Alternate leaves are up to 40 cm long and 5-12 mm wide; they are ascending to widely spreading, linear in shape, and rather floppy. The blades are medium green to dark green on both sides, shiny, and hairless. Upper surface is evenly ribbed; lower surface is smooth and shiny. The base of each blade is wider than the sheath or the culm, around which there extends a pair of auricles. The leaf sheaths are pale green to pale reddish green, hairless, and longitudinally veined. Young leaves are rolled in the bud. Auricles are small and narrow. Ligule is white, translucent, shorter than wide.
At the apex of the culm, there develops a floral spike about 6-10 inches long, consisting of alternate spikelets along the rachis (flowering stalk). These spikelets are located edgewise along the rachis. The culm often undulates from one spikelet to the next. Each spikelet consists of a single outer glume and 8-20 lemmas with florets. In each spikelet, the ascending lemmas are arranged in 2 overlapping ranks.
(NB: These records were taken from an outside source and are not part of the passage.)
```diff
@@ -2575,10 +2621,12 @@
       constexpr int WPG = 4;
       if (p.dbg_flags & MS_DBG_TWO_BOARDS_PER_WAVE) {
         const unsigned grid = (unsigned)((p.n + 2 * WPG - 1) / (2 * WPG));
-        hipExtLaunchKernelGGL((k_step_packed<H_, W_, WPG, 2>), dim3(grid), dim3(64 * WPG), 0, s, ev0, ev1, 0, p);
+        hipExtLaunchKernelGGL((k_step_packed<H_, W_, WPG, 2>), dim3(grid), dim3(64 * WPG), 0, s, ev0, ev1, 0, p.meta,
+                            p.mine_words, p.rev_words, p.actions, p.jump, p.n, p.actions_i32, p.K, p);
       } else {
         const unsigned grid = (unsigned)((p.n + 4 * WPG - 1) / (4 * WPG));
-        hipExtLaunchKernelGGL((k_step_packed<H_, W_, WPG, 4>), dim3(grid), dim3(64 * WPG), 0, s, ev0, ev1, 0, p);
+        hipExtLaunchKernelGGL((k_step_packed<H_, W_, WPG, 4>), dim3(grid), dim3(64 * WPG), 0, s, ev0, ev1, 0, p.meta,
+                            p.mine_words, p.rev_words, p.actions, p.jump, p.n, p.actions_i32, p.K, p);
       }
       return;
     }
@@ -3002,21 +3050,22 @@
   if (mode != MS_TAPE_UNIFORM && mode != MS_TAPE_SAFE_BIASED) return fail(MS_EINVAL, "ms_tape_actions: bad mode");
   const hipStream_t s = (hipStream_t)stream;
   const dim3 grid((unsigned)((h->n + 63) / 64)), block(64);
+  const uint32_t hw = (uint32_t)h->H | ((uint32_t)h->W << 16);
   if (h->H == 16 && h->W == 16)
-    hipLaunchKernelGGL((k_tape<16, 16>), grid, block, 0, s, h->mine_words, h->rev_words, h->n, h->H, h->W,
-                       h->env_begin, t, mode, actions);
+    hipLaunchKernelGGL((k_tape<16, 16>), grid, block, 0, s, h->mine_words, h->rev_words, actions, h->n,
+                       h->env_begin, t, mode, hw);
   else if (h->H == 9 && h->W == 9)
-    hipLaunchKernelGGL((k_tape<9, 9>), grid, block, 0, s, h->mine_words, h->rev_words, h->n, h->H, h->W,
-                       h->env_begin, t, mode, actions);
+    hipLaunchKernelGGL((k_tape<9, 9>), grid, block, 0, s, h->mine_words, h->rev_words, actions, h->n,
+                       h->env_begin, t, mode, hw);
   else if (h->H == 30 && h->W == 16)
-    hipLaunchKernelGGL((k_tape<30, 16>), grid, block, 0, s, h->mine_words, h->rev_words, h->n, h->H, h->W,
-                       h->env_begin, t, mode, actions);
+    hipLaunchKernelGGL((k_tape<30, 16>), grid, block, 0, s, h->mine_words, h->rev_words, actions, h->n,
+                       h->env_begin, t, mode, hw);
   else if (h->H == 16 && h->W == 30)
-    hipLaunchKernelGGL((k_tape<16, 30>), grid, block, 0, s, h->mine_words, h->rev_words, h->n, h->H, h->W,
-                       h->env_begin, t, mode, actions);
+    hipLaunchKernelGGL((k_tape<16, 30>), grid, block, 0, s, h->mine_words, h->rev_words, actions, h->n,
+                       h->env_begin, t, mode, hw);
   else
-    hipLaunchKernelGGL((k_tape<0, 0>), grid, block, 0, s, h->mine_words, h->rev_words, h->n, h->H, h->W,
-                       h->env_begin, t, mode, actions);
+    hipLaunchKernelGGL((k_tape<0, 0>), grid, block, 0, s, h->mine_words, h->rev_words, actions, h->n,
+                       h->env_begin, t, mode, hw);
   hipError_t e = hipGetLastError();
   return e == hipSuccess ? MS_OK : hip_fail(e, "ms_tape_actions launch");
 }
```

The glume (8-12 mm. in length) is longer than the lemmas, but shorter than length of the spikelet; it is linear-elliptic, convex along its outer surface, where there are 3-5 longitudinal veins.
Each lemma is 6-8 mm. in length, linear-elliptic, and convex along its outer surface, where there are several longitudinal veins. The upper lemmas have awns (shorter than the length of the lemmas), while the lower lemmas frequently lack awns. Each lemma has a single floret with an ovary, 3 stamens, and a pair of feathery stigmata. The blooming period can occur from late spring to fall, but lasts only 2 weeks.
Seeds are relatively flat, 4-6 mm long, 1 mm wide and straw-coloured, with the seed embryo often visible through the outer layers.
Different Uses of Annual Ryegrass
1. Drought Resistance
Natural hardpan (fraigpan) or manmade compaction prevents corn and soybean roots from getting deep moisture. These soils are found predominately in southern Ohio, Indiana, Illinois, Kentucky and Missouri. Annual Ryegrass grows through and breaks up hardpan, creating macropore channels that corn and soybean roots follow to reach moisture underneath. It will take approximately 4 years (4-6” fraigpan) of continuous no-till with annual ryegrass each year to achieve this. Planting Annual Ryegrass for as little as 2 years in a row may be as effective as running a ripper. In the long run, a cover crop and no-till is a far better strategy for improving soil health and crop yields than conventional tillage.
2. Erosion fighter
Ryegrass has an extensive, soil-holding root system. The cover crop establishes quickly even in poor, rocky or wet soils and tolerates some flooding once established. It’s well-suited for field strips, grass waterways or exposed areas.
3. Nutrient catch crop
A high N user, ryegrass can capture leftover N and reduce nitrate leaching over winter. Provided it survives the winter, its extensive, fibrous root system can take up as much as 43 lb. N/A, a University of California study showed. It took up about 60 lb. N/A by mid-May following corn in a Maryland study. Cereal rye scavenged the same amount of N by mid-April on this silt loam soil. Ryegrass works well ahead of no-till corn or soybeans in the Corn Belt, sometimes winterkilling, or spray it for weed-controlling mulch.
4. Nitrogen Recovery
Growers applying manure are being required to apply manure in a more environmentally friendly fashion. Using Annual Ryegrass could help keep the nitrogen in the soil profile and available for the crop the following year.
5. Soil builder
Ryegrass’s dense yet shallow root system improves water infiltration and enhances soil tilth. Rapid aboveground growth helps supply organic matter. Expect about 4,000 to 8,000 lb. dry matter/A on average with a multi-cut regimen, climbing as high as 9,000 lb. DM/A over a full field season with high moisture and fertility.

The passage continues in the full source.